» **GOAL OF THE EXERCISE**: Every line below that carries the word "weight" needs to be copied.

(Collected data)
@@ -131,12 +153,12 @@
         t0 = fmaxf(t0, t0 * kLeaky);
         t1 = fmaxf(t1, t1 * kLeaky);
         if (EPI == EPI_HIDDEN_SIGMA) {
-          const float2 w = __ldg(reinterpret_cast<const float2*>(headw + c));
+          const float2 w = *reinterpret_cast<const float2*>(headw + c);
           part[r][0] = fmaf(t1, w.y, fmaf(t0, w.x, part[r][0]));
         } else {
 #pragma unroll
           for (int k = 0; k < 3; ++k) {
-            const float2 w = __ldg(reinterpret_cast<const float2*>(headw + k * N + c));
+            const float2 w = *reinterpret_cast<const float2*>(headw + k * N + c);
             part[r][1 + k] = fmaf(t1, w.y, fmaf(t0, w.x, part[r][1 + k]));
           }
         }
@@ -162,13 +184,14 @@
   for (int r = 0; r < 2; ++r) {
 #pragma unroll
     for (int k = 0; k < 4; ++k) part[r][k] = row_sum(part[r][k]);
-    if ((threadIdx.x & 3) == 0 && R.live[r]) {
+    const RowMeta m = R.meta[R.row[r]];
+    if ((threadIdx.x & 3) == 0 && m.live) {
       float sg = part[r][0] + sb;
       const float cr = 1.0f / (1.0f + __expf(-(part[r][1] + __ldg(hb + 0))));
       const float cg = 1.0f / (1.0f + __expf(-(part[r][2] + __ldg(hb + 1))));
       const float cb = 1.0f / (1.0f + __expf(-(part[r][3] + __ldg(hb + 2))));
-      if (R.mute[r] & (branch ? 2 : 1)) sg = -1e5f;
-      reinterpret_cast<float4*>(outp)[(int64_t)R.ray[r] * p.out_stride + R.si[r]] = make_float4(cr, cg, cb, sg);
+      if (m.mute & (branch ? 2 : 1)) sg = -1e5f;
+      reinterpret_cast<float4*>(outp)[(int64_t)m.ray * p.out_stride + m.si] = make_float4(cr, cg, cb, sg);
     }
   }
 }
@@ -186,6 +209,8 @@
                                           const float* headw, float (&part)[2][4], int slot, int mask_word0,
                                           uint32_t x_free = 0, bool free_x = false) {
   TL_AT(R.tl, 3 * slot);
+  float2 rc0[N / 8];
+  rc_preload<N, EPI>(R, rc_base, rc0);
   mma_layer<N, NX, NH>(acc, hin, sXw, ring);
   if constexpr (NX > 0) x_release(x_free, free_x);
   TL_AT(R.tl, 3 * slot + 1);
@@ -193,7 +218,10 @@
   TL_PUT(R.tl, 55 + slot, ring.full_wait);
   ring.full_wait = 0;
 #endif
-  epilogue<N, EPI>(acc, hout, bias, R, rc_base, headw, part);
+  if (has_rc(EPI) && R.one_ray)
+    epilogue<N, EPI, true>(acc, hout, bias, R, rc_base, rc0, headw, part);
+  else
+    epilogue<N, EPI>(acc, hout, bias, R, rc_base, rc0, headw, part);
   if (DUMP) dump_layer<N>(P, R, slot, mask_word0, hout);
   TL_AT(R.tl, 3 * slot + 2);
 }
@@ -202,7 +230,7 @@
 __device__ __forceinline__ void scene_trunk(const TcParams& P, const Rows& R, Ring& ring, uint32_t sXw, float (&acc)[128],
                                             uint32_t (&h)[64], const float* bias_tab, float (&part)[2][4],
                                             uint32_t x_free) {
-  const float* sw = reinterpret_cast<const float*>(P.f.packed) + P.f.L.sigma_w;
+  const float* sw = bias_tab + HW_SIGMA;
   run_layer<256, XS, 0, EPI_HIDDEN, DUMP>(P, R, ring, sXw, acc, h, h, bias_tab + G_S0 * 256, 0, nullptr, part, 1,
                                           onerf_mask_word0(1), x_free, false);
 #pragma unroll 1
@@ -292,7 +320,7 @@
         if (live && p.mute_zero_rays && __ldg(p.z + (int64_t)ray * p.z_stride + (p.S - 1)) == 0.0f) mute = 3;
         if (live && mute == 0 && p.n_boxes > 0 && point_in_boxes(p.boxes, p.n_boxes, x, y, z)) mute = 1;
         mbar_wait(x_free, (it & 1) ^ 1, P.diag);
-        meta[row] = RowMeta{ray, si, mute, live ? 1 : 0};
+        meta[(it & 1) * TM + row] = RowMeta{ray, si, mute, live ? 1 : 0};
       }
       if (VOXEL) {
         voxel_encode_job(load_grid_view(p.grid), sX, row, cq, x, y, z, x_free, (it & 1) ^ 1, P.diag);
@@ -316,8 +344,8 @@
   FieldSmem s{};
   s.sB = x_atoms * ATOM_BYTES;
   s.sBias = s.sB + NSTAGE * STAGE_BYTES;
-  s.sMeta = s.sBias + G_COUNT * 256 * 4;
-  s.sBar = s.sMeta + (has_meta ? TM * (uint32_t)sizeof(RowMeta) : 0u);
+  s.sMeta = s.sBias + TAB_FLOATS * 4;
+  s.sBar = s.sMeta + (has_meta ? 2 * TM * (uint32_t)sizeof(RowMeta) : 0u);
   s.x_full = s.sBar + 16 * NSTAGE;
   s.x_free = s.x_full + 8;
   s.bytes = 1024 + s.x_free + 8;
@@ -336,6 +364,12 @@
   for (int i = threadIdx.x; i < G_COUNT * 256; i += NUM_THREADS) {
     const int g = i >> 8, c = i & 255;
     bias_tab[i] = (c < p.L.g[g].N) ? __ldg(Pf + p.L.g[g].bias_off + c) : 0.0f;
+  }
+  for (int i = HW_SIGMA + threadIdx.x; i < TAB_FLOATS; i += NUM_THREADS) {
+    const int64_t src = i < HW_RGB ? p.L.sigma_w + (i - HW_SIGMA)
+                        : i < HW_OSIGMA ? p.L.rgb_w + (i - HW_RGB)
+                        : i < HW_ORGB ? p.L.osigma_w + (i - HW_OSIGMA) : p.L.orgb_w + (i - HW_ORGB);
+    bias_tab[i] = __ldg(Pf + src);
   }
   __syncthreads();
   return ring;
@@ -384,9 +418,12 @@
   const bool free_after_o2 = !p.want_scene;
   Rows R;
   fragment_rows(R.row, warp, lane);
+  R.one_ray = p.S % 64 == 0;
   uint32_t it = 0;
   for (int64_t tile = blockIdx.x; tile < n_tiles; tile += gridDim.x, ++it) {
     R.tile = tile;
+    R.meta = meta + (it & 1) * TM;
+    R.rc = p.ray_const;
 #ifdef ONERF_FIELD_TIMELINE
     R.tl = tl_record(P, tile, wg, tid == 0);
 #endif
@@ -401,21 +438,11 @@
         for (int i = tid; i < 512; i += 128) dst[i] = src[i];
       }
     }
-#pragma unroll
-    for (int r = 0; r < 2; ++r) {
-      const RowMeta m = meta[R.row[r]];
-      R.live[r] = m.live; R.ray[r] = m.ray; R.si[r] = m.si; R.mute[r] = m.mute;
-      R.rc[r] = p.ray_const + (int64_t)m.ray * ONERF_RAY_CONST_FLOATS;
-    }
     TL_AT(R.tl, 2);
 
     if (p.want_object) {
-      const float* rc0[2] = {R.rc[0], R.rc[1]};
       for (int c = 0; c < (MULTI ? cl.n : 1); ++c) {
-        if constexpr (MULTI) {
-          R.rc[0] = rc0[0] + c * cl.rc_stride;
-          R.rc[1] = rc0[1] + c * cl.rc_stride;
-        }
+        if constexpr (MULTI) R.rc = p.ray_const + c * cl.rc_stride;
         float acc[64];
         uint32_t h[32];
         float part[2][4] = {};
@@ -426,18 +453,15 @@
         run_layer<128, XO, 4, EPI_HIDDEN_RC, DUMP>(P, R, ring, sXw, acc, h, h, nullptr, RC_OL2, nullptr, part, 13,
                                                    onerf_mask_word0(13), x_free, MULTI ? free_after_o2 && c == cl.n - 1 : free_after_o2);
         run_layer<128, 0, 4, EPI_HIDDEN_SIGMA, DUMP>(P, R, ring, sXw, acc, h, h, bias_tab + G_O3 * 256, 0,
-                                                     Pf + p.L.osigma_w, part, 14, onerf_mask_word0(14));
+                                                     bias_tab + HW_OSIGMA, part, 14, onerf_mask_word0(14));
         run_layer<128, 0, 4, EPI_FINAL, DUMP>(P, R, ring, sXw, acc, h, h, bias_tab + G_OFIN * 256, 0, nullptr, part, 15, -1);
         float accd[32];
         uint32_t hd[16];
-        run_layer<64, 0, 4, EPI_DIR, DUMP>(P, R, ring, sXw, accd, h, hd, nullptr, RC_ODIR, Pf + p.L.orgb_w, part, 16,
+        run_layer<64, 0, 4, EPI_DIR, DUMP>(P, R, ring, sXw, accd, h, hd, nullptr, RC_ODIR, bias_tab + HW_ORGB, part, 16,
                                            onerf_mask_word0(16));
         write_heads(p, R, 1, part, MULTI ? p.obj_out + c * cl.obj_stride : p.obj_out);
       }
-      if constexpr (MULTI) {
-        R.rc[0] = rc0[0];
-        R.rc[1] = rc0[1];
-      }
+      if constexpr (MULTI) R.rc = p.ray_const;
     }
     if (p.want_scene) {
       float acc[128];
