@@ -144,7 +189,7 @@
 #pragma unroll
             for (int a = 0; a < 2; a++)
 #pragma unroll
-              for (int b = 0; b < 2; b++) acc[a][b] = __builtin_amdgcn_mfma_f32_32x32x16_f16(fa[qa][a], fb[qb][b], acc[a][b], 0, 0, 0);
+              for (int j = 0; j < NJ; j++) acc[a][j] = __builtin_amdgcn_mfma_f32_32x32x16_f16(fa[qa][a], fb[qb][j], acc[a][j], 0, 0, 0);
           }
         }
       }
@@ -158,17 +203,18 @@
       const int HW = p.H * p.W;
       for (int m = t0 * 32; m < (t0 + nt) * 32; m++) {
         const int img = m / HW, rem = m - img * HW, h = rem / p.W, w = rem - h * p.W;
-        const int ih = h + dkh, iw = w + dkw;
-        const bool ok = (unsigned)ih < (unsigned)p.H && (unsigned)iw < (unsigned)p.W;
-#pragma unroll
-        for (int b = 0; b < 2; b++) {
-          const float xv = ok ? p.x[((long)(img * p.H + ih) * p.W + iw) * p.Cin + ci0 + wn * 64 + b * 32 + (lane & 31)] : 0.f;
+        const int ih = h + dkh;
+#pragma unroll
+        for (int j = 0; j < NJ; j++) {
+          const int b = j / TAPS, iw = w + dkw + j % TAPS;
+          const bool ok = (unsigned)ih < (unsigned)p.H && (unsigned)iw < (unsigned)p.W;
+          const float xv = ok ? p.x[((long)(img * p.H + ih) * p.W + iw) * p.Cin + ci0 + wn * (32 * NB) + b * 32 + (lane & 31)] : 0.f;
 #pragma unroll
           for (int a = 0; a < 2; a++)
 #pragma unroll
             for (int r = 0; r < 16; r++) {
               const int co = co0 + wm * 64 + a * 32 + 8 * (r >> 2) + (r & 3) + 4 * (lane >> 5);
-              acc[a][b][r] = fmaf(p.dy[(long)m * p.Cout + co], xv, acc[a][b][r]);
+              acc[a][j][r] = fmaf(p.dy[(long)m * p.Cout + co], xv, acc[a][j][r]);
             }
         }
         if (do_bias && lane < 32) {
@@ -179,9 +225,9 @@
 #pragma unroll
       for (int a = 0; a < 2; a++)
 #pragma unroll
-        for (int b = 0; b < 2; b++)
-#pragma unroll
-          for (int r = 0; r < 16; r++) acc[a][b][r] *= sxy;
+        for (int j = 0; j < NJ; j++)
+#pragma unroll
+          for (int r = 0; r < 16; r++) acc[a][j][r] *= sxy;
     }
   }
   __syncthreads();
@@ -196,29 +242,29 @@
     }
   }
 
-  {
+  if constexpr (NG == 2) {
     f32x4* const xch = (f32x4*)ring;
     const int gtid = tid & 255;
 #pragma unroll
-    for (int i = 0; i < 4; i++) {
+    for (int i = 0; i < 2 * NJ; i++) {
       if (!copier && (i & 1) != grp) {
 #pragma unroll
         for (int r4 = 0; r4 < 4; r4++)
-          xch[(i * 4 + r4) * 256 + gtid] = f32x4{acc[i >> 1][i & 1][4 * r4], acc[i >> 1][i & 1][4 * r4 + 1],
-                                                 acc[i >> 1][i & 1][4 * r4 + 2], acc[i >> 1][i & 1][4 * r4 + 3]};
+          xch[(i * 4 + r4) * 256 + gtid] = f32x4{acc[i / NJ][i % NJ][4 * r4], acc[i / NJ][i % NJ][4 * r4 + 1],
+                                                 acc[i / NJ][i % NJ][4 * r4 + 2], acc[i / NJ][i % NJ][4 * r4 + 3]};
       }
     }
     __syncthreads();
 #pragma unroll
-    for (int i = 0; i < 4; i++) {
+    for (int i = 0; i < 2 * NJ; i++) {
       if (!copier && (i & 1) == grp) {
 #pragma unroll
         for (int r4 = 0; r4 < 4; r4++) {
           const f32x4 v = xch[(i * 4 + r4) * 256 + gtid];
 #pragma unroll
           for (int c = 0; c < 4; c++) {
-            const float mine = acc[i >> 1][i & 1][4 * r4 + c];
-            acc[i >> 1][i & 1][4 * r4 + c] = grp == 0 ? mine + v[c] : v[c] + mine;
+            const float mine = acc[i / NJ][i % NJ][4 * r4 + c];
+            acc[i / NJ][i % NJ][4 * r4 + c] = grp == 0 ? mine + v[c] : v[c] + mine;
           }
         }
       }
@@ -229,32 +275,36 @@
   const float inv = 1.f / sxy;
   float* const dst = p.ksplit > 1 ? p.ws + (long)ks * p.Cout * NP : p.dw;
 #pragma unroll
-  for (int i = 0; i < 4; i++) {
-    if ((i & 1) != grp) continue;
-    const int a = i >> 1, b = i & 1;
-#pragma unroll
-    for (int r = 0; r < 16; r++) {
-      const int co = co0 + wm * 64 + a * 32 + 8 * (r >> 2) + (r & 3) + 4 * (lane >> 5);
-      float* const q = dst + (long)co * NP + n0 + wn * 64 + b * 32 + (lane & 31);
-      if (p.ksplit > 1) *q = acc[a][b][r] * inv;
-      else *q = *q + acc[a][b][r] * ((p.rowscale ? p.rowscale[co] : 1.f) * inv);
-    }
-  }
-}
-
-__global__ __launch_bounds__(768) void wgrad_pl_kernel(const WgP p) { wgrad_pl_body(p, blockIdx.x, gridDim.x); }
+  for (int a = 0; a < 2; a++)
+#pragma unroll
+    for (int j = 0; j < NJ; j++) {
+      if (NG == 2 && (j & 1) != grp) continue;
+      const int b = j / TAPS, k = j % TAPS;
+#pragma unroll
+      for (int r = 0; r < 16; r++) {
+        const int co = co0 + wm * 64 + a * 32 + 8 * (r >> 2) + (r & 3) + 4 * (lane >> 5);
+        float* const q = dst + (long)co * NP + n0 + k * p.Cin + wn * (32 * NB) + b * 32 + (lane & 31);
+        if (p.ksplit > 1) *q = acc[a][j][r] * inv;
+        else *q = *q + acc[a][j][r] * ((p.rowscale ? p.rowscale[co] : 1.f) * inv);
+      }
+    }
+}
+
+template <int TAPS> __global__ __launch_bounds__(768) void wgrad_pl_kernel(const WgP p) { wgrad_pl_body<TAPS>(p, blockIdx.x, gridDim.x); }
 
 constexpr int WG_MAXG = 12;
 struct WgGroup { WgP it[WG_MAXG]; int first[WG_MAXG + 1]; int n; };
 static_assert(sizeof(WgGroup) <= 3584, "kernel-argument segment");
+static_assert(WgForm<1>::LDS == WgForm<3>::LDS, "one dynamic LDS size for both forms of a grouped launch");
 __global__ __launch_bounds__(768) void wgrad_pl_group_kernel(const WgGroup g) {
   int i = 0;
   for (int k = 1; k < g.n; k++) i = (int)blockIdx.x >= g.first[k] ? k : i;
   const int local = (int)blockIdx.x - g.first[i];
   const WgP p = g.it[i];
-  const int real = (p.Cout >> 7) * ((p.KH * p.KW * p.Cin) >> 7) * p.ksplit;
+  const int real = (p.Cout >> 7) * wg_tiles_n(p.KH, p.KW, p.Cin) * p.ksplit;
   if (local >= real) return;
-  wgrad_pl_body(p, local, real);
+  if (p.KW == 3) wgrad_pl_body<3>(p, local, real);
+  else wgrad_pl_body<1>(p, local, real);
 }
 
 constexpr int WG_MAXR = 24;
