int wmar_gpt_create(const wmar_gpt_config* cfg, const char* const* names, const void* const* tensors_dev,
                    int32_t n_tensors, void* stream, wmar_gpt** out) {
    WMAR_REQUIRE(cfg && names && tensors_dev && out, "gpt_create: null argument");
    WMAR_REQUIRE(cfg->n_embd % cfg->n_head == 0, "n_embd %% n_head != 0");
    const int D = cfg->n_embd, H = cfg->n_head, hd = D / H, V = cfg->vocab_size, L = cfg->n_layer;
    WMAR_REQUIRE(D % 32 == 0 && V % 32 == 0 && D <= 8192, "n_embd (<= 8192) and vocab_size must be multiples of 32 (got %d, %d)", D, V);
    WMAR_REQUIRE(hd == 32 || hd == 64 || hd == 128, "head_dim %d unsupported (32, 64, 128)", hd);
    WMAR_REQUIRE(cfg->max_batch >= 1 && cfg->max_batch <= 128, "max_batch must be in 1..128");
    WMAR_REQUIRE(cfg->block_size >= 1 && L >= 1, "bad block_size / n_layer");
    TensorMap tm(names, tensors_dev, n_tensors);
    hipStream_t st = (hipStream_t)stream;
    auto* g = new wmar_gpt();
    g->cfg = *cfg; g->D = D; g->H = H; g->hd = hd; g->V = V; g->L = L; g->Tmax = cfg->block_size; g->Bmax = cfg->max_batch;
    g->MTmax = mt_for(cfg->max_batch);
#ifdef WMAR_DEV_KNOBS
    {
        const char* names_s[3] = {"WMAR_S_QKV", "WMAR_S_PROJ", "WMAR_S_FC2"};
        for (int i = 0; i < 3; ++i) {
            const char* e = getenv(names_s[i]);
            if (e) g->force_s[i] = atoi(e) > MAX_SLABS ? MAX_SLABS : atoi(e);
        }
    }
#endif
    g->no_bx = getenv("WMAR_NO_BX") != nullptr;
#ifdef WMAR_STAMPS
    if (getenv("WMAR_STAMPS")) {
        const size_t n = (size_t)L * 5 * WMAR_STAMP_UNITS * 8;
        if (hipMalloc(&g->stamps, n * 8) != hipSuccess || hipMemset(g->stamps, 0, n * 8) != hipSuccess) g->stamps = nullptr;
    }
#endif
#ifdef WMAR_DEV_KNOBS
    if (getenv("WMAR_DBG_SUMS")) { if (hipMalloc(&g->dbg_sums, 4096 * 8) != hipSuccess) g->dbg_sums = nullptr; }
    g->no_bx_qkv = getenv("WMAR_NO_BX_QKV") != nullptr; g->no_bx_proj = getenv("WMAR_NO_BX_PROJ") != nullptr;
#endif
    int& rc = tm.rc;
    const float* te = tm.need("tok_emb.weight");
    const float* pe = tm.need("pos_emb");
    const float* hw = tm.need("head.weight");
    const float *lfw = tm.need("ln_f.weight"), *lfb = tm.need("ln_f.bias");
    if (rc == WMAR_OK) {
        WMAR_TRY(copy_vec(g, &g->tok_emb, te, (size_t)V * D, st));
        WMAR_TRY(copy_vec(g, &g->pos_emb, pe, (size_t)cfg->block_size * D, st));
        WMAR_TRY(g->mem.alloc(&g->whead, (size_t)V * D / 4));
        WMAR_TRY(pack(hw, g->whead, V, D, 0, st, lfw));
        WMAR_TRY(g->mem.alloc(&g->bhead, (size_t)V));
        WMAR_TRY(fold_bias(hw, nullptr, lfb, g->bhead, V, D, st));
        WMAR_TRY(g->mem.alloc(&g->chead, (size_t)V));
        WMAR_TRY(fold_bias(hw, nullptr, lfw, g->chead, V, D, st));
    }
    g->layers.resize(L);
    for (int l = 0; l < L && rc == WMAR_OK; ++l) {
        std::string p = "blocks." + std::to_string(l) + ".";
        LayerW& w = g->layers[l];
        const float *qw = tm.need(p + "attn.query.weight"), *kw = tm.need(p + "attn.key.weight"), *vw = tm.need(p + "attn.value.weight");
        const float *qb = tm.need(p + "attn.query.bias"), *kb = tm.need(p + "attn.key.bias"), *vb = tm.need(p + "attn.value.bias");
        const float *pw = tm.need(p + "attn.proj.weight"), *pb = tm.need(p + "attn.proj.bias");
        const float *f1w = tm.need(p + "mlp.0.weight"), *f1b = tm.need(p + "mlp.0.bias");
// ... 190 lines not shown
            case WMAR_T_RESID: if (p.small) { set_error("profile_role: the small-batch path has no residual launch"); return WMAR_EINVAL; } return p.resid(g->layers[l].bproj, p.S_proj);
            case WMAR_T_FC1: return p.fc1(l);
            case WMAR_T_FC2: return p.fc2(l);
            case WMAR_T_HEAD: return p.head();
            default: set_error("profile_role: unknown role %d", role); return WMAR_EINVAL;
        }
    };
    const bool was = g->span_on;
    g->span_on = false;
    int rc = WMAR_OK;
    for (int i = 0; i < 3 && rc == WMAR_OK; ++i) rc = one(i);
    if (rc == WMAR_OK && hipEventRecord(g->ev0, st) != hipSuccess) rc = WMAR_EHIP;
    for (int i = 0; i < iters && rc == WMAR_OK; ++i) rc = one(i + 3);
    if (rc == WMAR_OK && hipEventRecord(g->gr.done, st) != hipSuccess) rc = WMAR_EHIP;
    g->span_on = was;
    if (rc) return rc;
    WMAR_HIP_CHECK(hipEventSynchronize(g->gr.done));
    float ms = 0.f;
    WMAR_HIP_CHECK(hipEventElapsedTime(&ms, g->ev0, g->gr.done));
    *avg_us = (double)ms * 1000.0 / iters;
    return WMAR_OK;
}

» **YOUR RESPONSE**:
    const float* te = tm.need("tok_emb.weight");
    const float* hw = tm.need("head.weight");
    const float *lfw = tm.need("ln_f.weight"), *lfb = tm.need("ln_f.bias");
        const float *qw = tm.need(p + "attn.query.weight"), *kw = tm.need(p + "attn.key.weight"), *vw = tm.need(p + "attn.value.weight");
        const float *pw = tm.need(p + "attn.proj.weight"), *pb = tm.need(p + "attn.proj.bias");
        const float *f1w = tm.need(p + "mlp.0.weight"), *f1b = tm.need(p + "mlp.0.bias");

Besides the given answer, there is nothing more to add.